▸ **PROBLEM**
For this exercise, reproduce the entries below exactly, but only from the line containing "dev(&h->d_yfx, n * sizeof(float));" through the line containing "dev(&h->d_H, nn);", both included.

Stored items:
- Opening Delimiter -

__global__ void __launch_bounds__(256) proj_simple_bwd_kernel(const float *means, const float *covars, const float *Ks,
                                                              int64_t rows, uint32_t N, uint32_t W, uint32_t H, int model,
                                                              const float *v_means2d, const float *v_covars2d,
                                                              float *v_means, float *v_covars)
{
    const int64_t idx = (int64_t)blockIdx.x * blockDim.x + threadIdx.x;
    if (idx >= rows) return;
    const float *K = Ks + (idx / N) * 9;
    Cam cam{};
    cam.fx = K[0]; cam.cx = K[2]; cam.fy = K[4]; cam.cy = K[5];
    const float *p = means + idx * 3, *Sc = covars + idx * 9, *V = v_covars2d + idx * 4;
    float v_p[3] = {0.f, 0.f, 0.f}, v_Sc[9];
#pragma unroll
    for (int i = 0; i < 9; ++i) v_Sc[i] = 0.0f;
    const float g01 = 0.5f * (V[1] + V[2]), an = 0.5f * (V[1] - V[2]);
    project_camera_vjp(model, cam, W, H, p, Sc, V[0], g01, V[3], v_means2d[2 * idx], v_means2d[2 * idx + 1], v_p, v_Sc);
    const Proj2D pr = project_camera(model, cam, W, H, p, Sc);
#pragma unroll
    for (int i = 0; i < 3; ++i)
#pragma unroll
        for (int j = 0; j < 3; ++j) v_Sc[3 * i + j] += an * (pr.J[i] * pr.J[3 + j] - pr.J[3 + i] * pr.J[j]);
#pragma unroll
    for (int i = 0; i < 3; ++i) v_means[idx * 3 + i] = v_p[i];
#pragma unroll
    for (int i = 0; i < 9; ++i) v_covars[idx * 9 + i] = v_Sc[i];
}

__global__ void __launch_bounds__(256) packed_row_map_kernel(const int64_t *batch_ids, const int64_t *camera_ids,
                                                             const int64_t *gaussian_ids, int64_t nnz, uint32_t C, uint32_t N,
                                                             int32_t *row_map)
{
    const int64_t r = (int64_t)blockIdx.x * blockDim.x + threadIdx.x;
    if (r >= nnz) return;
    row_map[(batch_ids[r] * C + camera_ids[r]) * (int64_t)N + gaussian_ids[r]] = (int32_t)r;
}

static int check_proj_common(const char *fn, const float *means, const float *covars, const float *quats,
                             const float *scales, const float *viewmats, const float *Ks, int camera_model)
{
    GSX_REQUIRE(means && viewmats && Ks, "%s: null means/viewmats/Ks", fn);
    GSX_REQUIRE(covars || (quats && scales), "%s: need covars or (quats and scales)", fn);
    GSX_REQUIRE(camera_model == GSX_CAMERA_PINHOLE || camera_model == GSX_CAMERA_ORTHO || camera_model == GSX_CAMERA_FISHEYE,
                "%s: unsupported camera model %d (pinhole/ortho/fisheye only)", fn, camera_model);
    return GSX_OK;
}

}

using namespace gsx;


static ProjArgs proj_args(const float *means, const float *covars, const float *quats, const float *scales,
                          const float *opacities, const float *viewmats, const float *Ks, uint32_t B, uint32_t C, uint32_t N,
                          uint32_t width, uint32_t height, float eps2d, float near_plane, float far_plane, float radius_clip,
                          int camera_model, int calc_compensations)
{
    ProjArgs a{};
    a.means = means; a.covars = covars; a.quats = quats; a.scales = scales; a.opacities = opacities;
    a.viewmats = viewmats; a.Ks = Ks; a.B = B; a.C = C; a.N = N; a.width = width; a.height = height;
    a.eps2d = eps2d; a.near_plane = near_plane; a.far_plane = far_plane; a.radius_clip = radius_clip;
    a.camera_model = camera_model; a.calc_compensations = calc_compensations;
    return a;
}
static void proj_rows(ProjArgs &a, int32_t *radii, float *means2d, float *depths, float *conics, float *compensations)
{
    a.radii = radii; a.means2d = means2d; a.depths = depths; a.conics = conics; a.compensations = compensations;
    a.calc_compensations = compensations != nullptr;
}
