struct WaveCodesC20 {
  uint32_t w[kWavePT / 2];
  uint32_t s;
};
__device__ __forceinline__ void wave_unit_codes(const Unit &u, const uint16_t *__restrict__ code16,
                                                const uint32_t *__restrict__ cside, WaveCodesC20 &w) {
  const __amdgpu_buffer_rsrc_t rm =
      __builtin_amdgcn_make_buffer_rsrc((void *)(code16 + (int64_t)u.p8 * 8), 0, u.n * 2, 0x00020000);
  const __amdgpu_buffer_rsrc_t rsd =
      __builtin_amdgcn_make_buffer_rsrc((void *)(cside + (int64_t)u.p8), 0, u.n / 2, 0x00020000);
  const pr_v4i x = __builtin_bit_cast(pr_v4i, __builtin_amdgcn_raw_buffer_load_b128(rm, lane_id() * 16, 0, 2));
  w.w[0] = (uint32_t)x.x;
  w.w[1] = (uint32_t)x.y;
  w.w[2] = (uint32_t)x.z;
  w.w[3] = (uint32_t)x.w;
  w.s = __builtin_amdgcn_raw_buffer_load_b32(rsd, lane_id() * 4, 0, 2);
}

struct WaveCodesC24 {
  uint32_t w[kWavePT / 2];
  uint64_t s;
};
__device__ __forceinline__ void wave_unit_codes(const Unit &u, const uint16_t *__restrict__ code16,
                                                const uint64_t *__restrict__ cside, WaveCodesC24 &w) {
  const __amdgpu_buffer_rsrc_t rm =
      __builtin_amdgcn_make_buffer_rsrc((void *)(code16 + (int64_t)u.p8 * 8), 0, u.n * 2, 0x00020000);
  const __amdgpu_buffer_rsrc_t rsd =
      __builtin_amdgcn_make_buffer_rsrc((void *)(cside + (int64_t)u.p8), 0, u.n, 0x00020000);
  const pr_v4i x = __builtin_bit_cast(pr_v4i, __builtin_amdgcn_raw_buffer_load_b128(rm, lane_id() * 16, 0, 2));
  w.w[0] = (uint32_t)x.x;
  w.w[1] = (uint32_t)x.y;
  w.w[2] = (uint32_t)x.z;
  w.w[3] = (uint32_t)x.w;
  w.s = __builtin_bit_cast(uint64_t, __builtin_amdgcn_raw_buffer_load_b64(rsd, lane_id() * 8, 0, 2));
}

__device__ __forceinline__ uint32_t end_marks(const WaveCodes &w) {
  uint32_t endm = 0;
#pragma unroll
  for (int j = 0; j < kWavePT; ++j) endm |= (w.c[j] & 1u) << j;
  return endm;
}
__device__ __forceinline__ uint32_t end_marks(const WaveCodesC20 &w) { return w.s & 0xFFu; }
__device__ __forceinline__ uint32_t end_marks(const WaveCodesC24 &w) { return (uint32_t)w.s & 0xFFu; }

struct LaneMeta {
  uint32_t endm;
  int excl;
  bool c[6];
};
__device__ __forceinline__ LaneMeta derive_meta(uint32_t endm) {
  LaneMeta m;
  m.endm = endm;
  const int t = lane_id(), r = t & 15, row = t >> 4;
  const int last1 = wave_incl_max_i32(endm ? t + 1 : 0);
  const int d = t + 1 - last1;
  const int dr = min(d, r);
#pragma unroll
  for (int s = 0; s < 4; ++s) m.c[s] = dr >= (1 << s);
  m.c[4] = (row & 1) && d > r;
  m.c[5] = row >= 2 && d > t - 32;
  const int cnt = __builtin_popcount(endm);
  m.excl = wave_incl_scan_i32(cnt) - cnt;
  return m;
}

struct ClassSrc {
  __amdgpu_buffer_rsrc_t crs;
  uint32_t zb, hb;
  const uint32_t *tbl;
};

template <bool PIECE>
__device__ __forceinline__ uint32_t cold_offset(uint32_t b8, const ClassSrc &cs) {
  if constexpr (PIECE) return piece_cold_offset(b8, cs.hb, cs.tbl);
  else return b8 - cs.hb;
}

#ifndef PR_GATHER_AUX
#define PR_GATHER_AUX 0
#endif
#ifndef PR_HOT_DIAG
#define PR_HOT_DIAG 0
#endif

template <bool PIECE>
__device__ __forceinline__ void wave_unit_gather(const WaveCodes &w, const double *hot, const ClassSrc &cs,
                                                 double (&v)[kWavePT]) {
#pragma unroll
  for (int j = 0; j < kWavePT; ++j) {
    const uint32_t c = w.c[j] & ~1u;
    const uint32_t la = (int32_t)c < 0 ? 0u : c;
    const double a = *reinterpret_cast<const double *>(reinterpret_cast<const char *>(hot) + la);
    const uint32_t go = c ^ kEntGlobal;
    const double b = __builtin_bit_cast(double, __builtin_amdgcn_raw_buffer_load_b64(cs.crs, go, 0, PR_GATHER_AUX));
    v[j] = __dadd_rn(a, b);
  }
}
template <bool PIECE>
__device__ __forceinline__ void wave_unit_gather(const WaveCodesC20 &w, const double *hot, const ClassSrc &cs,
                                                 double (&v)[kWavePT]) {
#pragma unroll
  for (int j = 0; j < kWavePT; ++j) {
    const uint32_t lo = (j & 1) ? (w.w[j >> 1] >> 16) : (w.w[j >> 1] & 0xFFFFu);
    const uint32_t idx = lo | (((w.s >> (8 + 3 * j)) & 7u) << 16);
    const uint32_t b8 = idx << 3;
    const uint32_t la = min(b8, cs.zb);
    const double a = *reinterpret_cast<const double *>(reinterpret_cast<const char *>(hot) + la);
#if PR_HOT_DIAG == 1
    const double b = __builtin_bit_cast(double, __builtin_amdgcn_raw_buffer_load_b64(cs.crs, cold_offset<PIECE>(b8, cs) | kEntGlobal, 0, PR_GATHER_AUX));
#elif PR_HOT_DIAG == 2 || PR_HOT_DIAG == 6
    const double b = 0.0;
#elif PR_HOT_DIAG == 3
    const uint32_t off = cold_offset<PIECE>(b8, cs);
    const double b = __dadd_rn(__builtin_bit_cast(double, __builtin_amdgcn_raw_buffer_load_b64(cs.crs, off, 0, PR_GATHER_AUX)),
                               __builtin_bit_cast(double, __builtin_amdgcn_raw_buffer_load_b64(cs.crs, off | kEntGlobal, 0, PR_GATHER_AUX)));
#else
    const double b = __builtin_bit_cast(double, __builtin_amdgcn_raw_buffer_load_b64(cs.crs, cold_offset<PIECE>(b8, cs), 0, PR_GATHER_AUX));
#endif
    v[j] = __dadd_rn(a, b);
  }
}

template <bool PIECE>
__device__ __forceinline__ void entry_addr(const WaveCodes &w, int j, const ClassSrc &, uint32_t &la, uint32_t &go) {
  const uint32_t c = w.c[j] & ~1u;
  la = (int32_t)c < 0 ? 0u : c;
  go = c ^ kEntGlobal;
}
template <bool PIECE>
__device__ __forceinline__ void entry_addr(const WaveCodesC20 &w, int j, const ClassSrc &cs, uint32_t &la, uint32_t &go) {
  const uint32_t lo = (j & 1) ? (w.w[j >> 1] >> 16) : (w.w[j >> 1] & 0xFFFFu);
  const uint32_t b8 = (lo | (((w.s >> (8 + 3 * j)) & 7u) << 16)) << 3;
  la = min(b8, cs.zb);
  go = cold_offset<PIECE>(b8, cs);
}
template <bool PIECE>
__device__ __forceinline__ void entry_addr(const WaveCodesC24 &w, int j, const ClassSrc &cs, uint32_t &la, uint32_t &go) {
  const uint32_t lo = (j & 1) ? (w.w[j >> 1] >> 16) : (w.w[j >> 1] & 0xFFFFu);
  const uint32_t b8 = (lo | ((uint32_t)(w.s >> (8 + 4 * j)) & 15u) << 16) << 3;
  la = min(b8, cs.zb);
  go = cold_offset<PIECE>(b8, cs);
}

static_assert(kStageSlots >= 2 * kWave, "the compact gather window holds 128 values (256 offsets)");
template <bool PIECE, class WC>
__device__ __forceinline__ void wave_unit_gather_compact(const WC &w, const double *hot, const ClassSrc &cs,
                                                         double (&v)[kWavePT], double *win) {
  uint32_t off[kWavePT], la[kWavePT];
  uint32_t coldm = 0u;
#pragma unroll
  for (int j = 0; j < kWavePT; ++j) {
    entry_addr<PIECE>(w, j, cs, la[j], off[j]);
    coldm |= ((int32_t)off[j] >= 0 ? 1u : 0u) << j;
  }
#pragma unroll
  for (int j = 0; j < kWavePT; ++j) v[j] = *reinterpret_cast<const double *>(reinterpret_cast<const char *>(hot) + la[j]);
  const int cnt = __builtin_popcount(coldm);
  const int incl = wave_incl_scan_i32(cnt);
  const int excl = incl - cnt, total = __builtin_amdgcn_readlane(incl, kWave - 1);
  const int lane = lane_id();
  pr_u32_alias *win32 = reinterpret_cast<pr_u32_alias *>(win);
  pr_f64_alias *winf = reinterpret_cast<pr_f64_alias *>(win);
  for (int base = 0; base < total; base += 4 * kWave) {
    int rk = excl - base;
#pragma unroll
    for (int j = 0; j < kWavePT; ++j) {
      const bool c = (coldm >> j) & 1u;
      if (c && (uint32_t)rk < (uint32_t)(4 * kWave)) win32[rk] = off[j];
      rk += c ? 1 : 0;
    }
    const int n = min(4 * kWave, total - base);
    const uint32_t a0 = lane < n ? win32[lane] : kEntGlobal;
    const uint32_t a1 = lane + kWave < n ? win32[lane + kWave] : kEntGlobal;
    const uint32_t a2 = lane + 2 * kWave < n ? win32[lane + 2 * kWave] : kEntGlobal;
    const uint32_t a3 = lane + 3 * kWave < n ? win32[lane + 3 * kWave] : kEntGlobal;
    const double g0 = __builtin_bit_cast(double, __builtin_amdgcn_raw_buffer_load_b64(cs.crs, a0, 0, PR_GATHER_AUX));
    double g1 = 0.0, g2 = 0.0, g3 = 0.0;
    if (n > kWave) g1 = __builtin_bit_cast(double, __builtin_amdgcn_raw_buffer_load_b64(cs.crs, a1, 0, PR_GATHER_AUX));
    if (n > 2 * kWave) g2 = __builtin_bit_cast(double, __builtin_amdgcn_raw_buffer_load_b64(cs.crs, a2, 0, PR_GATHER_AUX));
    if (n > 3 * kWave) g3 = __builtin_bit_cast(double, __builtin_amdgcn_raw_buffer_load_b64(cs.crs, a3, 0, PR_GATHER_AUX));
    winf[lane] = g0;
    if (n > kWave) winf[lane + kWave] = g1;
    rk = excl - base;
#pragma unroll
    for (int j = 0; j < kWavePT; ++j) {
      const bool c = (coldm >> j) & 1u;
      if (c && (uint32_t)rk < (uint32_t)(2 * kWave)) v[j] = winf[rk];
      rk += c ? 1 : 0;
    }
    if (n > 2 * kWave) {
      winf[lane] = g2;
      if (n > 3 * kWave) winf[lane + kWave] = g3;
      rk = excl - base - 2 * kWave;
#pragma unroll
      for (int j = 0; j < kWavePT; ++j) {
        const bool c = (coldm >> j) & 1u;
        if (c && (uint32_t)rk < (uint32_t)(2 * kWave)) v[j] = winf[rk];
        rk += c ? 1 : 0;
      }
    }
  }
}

- Closing Delimiter -
- Opening Delimiter -

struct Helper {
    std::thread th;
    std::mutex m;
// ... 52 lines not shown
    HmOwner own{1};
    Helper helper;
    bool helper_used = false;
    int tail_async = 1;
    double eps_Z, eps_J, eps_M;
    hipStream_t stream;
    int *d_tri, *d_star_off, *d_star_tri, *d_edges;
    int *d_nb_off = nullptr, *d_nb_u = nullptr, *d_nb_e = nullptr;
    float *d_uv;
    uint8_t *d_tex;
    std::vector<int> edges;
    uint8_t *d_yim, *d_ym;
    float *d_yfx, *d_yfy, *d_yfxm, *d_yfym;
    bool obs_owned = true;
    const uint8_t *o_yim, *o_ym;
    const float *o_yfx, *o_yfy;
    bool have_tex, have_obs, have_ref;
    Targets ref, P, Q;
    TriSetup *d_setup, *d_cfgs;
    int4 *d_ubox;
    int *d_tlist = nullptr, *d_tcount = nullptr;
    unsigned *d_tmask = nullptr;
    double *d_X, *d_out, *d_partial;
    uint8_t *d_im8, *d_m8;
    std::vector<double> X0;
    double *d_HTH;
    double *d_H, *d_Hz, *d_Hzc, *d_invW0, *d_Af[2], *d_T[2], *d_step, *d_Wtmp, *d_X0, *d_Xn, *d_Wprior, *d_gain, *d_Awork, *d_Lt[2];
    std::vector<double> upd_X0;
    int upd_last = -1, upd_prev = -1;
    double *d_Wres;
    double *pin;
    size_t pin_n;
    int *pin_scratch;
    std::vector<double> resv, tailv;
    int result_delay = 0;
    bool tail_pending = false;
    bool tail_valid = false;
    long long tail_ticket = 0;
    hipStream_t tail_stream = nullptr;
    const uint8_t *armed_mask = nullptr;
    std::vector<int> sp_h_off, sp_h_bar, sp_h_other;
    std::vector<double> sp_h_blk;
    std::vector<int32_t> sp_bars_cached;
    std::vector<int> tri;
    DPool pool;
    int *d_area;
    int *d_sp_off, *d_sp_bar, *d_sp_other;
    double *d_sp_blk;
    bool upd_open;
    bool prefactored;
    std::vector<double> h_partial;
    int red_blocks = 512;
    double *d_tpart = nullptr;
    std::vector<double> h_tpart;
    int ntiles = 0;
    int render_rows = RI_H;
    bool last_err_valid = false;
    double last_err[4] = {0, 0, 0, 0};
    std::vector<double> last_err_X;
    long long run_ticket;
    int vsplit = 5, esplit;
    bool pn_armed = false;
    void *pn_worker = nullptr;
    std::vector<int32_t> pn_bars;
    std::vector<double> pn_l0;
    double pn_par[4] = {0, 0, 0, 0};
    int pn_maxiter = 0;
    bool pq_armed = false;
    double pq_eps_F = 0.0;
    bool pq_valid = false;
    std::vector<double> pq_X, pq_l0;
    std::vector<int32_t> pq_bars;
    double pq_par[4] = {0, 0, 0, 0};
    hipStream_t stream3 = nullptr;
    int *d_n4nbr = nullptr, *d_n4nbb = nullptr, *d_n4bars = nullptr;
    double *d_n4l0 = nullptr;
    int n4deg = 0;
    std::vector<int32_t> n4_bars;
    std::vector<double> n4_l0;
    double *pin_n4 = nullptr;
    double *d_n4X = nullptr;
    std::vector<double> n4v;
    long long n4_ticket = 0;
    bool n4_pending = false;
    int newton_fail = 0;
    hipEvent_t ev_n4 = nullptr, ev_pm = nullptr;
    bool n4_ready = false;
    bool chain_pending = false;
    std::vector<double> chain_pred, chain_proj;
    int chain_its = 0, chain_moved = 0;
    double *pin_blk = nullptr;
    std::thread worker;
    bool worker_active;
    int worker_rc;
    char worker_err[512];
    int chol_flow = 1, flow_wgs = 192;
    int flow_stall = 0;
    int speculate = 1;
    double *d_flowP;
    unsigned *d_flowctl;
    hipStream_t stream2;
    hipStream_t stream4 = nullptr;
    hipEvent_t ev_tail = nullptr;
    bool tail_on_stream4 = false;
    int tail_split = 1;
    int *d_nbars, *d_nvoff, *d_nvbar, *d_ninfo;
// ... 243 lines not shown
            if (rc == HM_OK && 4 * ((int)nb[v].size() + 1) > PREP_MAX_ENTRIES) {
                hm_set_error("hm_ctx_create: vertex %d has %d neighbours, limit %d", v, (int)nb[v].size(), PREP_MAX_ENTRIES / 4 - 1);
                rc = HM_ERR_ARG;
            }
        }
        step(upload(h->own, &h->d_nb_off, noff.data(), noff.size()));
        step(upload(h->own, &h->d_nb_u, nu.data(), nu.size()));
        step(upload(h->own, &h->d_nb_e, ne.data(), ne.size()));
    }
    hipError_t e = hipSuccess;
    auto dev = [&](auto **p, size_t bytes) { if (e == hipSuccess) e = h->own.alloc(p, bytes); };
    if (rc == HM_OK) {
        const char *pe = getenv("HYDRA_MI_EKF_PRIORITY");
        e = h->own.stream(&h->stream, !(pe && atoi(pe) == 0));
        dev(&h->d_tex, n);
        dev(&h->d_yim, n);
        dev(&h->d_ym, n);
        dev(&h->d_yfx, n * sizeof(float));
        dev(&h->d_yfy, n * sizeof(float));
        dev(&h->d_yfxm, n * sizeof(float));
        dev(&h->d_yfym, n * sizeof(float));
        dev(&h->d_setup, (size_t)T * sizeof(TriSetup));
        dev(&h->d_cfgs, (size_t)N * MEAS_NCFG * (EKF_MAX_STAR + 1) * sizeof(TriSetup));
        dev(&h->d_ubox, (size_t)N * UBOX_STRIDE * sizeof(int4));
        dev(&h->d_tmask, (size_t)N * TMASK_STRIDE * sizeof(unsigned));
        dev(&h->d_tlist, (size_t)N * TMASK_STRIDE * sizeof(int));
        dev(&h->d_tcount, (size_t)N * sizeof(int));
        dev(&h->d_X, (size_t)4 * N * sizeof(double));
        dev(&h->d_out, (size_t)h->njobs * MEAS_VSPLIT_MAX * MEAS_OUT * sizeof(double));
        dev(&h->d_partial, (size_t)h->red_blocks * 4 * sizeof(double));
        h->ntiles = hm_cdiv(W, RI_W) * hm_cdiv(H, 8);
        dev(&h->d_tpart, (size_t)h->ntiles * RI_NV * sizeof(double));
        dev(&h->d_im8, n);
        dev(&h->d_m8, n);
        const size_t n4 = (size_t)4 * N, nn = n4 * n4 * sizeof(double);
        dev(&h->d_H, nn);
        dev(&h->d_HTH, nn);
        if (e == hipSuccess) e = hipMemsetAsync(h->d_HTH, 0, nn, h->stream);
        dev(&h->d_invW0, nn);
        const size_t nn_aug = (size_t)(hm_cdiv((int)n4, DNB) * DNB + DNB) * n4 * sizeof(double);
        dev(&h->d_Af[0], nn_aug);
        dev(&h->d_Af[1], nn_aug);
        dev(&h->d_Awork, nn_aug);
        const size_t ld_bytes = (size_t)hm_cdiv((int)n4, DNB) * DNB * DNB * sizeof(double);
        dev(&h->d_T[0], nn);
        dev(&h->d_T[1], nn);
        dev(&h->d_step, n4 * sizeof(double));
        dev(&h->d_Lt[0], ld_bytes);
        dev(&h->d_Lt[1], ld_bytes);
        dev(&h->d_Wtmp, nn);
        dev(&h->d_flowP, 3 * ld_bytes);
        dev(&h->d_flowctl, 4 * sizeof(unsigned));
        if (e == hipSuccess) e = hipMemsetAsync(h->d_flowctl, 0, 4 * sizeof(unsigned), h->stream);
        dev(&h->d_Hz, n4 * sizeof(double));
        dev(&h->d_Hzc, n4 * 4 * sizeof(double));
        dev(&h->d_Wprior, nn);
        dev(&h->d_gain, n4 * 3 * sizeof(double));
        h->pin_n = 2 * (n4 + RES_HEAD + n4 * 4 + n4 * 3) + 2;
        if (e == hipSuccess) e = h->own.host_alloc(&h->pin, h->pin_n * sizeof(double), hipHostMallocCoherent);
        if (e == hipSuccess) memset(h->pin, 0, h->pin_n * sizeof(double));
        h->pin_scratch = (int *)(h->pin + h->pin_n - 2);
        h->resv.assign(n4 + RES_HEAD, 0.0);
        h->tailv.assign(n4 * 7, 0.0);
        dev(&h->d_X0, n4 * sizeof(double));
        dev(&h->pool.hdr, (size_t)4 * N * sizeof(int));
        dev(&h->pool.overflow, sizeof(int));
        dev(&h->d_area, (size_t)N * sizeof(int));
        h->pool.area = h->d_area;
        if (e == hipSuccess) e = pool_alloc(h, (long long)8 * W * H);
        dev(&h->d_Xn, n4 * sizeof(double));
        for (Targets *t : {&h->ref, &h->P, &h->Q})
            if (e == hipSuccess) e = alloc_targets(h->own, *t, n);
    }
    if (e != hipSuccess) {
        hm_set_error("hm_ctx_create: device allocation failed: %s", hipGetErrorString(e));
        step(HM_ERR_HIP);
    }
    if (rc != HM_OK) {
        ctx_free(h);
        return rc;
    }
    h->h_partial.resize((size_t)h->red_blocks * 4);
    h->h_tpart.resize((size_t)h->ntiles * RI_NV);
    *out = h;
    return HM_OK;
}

- Closing Delimiter -

▸ **REPLY TO THE EXERCISE**
        dev(&h->d_yfx, n * sizeof(float));
        dev(&h->d_yfy, n * sizeof(float));
        dev(&h->d_yfxm, n * sizeof(float));
        dev(&h->d_yfym, n * sizeof(float));
        dev(&h->d_setup, (size_t)T * sizeof(TriSetup));
        dev(&h->d_cfgs, (size_t)N * MEAS_NCFG * (EKF_MAX_STAR + 1) * sizeof(TriSetup));
        dev(&h->d_ubox, (size_t)N * UBOX_STRIDE * sizeof(int4));
        dev(&h->d_tmask, (size_t)N * TMASK_STRIDE * sizeof(unsigned));
        dev(&h->d_tlist, (size_t)N * TMASK_STRIDE * sizeof(int));
        dev(&h->d_tcount, (size_t)N * sizeof(int));
        dev(&h->d_X, (size_t)4 * N * sizeof(double));
        dev(&h->d_out, (size_t)h->njobs * MEAS_VSPLIT_MAX * MEAS_OUT * sizeof(double));
        dev(&h->d_partial, (size_t)h->red_blocks * 4 * sizeof(double));
        h->ntiles = hm_cdiv(W, RI_W) * hm_cdiv(H, 8);
        dev(&h->d_tpart, (size_t)h->ntiles * RI_NV * sizeof(double));
        dev(&h->d_im8, n);
        dev(&h->d_m8, n);
        const size_t n4 = (size_t)4 * N, nn = n4 * n4 * sizeof(double);
        dev(&h->d_H, nn);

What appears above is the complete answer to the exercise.